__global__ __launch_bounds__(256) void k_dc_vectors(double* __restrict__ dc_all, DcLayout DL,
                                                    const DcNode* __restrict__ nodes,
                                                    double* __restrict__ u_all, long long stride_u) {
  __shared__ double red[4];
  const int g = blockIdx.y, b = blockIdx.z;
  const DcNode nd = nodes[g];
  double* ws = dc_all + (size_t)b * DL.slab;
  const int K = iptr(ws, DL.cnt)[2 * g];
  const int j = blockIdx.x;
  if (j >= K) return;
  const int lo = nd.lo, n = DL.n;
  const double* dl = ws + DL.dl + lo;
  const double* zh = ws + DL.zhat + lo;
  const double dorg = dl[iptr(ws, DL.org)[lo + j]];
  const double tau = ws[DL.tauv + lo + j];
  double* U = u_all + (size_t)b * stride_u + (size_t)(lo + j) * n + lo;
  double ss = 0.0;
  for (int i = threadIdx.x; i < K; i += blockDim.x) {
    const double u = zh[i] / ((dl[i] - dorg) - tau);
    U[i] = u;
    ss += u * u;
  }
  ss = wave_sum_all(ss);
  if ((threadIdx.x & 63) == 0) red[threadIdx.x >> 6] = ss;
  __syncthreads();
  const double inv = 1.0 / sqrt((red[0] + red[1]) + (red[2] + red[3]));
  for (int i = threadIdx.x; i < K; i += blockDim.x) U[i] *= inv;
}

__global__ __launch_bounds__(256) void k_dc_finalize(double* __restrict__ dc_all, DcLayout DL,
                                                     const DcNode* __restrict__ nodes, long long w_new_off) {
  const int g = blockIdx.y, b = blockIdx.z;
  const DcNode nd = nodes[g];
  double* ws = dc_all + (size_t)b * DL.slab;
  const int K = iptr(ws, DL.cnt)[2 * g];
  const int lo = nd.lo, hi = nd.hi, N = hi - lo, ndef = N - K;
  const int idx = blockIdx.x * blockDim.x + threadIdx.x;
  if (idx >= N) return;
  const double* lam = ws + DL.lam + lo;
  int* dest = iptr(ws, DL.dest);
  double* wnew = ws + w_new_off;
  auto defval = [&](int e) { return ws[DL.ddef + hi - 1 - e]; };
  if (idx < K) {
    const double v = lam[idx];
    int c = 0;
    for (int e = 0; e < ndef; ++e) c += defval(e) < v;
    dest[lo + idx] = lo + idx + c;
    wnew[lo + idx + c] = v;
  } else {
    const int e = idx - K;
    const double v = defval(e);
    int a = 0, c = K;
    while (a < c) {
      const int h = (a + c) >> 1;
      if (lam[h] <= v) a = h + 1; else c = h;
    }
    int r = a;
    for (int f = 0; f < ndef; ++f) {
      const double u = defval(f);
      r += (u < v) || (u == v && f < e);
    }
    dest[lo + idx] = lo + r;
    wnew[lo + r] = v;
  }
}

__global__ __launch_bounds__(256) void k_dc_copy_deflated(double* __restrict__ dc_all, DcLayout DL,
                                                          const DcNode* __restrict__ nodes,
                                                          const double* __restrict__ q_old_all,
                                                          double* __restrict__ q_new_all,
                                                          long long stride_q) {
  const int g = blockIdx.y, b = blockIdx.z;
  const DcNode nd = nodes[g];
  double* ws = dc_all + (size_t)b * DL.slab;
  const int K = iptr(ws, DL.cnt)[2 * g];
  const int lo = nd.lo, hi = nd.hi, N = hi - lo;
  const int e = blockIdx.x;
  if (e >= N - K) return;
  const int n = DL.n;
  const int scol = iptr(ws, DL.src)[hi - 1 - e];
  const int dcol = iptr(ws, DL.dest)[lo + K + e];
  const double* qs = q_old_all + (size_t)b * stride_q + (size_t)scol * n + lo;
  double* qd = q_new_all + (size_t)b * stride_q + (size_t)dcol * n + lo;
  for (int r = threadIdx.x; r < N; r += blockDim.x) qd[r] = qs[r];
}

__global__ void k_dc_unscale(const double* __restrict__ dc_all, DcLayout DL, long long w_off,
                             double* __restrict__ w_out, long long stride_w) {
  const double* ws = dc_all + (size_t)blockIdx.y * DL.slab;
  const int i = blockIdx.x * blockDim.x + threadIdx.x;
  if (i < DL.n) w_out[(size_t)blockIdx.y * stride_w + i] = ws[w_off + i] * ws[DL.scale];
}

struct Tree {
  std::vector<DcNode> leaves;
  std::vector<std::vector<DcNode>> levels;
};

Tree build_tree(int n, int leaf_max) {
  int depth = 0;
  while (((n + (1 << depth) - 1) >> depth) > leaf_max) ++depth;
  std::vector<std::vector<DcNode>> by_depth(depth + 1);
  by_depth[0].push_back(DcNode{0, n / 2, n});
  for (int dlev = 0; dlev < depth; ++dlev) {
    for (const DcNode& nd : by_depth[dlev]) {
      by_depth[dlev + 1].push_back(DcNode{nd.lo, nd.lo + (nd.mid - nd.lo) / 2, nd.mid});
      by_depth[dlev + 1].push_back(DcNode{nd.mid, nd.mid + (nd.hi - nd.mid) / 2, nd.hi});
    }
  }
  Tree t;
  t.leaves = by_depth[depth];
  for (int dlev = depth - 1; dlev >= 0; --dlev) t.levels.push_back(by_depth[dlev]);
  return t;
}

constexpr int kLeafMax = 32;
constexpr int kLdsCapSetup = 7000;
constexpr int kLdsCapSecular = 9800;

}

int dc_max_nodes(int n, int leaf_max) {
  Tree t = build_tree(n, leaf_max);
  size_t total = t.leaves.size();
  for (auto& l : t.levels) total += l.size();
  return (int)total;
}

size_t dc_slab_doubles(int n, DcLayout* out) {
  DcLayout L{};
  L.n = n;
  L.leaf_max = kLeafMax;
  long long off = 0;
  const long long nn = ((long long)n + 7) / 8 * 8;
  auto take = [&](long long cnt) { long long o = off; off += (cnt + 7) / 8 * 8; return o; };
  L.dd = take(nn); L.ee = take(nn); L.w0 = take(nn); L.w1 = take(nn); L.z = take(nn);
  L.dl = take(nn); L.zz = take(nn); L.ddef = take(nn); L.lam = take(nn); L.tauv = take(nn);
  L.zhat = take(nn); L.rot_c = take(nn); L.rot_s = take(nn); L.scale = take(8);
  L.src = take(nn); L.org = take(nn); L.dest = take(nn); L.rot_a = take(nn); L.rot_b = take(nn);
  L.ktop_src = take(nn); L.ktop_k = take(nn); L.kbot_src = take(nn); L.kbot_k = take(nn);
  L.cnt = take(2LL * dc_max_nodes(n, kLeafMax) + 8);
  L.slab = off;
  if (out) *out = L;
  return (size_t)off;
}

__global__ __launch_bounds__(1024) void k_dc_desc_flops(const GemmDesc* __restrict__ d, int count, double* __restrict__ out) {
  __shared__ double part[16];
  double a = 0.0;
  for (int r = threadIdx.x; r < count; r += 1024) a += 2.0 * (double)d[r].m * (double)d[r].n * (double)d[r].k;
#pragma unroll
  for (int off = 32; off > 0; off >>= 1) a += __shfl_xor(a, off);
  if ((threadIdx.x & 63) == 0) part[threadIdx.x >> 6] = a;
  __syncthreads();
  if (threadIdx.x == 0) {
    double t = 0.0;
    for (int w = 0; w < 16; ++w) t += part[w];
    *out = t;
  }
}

■ ■ ■ ■

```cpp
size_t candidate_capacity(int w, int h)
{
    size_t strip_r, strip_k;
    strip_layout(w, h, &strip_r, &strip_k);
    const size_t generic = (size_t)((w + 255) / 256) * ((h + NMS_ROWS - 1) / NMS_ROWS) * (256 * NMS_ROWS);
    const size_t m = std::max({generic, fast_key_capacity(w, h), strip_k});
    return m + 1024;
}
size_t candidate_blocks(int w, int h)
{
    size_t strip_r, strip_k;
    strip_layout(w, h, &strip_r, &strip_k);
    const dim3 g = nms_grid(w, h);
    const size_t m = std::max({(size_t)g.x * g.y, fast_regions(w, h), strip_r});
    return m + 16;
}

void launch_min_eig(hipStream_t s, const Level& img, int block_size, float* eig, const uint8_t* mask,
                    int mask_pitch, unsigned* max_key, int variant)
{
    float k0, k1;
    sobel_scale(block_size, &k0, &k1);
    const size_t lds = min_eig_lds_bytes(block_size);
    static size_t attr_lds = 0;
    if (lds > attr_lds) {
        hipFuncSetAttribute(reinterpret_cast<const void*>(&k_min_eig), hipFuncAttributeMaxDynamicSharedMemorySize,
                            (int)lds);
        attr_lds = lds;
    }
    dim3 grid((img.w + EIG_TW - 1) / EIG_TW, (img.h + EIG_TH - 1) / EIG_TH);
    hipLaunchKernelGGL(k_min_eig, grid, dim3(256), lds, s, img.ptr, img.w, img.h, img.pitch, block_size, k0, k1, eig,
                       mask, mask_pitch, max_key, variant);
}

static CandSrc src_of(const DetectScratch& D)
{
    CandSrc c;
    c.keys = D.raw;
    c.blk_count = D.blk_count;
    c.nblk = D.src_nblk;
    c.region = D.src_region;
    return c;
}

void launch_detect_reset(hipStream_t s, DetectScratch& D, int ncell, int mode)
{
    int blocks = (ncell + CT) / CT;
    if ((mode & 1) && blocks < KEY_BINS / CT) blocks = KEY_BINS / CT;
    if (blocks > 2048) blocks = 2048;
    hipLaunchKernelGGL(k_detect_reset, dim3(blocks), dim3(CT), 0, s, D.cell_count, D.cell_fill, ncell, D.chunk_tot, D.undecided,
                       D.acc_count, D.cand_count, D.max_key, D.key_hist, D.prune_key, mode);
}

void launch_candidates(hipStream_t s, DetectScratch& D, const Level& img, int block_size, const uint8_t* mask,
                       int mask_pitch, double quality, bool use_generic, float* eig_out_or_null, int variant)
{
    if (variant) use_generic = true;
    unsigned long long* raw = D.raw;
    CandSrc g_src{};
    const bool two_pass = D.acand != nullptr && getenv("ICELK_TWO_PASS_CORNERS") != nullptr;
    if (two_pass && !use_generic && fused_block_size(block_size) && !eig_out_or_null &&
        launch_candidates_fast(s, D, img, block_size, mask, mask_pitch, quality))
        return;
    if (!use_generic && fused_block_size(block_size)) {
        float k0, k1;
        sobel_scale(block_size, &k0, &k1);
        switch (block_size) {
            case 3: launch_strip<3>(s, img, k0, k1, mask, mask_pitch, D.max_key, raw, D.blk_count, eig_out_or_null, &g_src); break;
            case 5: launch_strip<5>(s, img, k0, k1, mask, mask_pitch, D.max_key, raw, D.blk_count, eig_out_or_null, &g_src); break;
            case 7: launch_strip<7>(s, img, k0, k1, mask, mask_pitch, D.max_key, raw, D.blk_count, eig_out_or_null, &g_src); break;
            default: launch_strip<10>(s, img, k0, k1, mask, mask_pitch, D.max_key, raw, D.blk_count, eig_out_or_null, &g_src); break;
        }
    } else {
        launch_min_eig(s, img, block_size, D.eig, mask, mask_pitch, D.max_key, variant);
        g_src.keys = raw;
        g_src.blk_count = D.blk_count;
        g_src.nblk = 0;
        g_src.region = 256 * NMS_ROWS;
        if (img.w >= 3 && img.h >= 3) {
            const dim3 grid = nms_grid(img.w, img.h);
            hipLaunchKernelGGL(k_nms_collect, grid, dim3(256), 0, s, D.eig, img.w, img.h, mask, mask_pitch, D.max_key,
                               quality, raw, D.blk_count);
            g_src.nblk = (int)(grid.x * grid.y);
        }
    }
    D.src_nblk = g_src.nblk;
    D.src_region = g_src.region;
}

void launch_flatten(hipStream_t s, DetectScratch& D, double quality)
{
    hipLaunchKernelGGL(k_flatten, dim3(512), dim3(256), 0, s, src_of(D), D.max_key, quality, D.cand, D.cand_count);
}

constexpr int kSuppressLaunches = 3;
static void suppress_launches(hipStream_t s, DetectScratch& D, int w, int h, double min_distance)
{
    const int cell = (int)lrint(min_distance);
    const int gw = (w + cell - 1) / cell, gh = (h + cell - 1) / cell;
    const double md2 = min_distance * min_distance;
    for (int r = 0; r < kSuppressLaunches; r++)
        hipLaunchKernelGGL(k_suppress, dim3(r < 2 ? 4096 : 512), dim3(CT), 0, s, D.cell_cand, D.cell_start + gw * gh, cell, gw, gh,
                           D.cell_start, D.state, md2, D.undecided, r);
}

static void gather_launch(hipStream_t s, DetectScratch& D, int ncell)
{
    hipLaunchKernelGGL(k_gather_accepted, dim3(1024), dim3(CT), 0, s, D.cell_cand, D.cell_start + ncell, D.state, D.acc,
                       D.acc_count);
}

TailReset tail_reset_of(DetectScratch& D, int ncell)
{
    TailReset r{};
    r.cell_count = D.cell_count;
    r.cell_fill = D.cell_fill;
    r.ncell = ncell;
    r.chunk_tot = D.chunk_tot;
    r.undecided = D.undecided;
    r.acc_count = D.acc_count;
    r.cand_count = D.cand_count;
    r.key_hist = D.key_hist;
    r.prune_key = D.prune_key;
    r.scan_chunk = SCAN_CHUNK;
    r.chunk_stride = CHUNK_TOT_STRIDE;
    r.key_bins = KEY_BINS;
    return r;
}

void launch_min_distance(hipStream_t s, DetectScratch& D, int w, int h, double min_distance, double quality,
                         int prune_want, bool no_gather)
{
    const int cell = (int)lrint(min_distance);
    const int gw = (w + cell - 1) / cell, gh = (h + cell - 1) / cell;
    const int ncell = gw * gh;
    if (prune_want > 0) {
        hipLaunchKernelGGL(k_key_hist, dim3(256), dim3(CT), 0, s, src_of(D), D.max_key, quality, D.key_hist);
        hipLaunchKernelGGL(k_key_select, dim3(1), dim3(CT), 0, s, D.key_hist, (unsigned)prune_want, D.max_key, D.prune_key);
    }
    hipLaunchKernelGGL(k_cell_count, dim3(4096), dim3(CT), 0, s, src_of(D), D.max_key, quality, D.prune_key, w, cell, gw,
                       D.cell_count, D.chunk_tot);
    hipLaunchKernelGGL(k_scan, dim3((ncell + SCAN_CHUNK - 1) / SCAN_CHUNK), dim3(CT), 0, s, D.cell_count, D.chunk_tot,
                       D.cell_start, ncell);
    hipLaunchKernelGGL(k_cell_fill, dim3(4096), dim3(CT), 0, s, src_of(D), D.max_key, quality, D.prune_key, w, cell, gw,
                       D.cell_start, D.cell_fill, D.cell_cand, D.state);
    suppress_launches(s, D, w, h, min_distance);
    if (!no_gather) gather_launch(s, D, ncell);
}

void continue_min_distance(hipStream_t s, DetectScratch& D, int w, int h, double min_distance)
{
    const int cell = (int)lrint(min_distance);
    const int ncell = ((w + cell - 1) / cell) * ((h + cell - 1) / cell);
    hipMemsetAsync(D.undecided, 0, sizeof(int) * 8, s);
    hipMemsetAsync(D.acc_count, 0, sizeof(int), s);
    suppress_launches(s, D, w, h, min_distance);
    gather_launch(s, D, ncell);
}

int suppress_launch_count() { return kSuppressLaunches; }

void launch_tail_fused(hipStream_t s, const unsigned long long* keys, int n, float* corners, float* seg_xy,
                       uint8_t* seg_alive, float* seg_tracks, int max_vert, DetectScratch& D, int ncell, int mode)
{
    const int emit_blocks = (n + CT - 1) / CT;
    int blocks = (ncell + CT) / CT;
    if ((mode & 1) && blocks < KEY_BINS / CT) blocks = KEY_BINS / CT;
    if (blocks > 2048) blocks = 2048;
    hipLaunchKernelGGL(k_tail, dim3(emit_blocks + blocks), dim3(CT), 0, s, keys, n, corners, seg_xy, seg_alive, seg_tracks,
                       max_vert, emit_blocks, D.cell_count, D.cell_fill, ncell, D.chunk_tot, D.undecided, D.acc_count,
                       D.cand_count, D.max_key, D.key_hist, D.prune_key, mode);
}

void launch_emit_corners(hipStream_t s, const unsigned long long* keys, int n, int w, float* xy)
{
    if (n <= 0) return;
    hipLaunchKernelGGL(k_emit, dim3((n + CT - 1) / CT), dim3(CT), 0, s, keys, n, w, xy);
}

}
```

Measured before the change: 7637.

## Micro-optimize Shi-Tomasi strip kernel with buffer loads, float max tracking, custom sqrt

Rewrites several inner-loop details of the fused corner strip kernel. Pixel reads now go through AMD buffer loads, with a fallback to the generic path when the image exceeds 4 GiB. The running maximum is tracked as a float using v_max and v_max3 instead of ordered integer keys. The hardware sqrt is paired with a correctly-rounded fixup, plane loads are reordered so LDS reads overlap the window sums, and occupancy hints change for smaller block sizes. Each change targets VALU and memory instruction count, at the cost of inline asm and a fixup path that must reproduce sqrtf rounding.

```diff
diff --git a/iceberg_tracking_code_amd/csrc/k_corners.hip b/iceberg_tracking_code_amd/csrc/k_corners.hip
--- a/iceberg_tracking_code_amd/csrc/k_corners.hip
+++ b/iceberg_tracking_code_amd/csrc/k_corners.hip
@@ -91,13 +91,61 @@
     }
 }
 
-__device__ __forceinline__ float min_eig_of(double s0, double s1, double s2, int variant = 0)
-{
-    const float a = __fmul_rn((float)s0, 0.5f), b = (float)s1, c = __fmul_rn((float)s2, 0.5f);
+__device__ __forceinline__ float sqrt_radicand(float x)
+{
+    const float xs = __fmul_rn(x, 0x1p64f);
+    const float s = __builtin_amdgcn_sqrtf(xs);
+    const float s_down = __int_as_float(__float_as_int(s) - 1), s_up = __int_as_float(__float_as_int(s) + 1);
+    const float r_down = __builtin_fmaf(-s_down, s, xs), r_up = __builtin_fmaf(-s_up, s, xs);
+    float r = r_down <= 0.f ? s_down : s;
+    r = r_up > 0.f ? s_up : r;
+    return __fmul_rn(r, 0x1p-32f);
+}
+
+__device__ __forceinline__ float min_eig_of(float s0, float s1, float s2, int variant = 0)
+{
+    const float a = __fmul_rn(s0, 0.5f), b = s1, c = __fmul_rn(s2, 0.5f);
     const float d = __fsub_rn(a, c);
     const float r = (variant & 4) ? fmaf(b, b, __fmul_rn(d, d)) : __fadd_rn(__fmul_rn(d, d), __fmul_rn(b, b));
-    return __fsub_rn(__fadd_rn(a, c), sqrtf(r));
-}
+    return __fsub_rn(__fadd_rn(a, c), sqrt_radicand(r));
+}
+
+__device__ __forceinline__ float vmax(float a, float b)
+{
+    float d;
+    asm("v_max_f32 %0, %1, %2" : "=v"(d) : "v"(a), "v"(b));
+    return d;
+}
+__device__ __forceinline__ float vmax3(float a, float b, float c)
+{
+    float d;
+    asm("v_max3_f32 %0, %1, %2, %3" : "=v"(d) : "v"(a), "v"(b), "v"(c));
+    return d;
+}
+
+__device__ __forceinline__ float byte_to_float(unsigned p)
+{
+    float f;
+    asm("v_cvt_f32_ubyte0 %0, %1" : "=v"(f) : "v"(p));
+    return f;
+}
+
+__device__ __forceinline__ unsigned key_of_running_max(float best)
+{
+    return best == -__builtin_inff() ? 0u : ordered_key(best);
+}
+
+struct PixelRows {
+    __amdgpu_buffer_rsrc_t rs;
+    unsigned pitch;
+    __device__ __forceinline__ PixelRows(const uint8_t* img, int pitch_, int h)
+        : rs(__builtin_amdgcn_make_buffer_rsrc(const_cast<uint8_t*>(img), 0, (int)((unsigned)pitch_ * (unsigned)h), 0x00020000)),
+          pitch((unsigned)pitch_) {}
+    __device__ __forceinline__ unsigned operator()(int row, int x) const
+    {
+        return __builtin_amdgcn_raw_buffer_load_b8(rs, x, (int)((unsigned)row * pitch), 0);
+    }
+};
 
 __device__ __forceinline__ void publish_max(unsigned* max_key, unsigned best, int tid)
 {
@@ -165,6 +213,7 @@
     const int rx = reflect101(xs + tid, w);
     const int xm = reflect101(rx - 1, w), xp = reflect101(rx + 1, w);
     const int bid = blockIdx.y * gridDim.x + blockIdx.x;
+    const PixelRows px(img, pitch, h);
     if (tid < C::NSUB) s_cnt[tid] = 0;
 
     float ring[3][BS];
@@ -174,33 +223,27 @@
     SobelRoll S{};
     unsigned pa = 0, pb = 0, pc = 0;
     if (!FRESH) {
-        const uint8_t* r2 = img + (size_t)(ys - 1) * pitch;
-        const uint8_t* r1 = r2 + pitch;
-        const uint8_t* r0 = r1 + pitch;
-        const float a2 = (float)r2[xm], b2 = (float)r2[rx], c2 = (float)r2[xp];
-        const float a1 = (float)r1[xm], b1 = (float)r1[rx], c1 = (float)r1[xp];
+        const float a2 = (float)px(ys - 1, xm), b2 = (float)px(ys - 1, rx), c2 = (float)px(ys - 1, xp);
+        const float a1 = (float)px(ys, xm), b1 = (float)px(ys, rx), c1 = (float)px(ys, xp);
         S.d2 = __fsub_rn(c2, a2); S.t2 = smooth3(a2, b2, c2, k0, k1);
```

■ ■ ■ ■

Copy out whichever lines of the listing contain the word "dorg".

TASK RESPONSE:
  const double dorg = dl[iptr(ws, DL.org)[lo + j]];
    const double u = zh[i] / ((dl[i] - dorg) - tau);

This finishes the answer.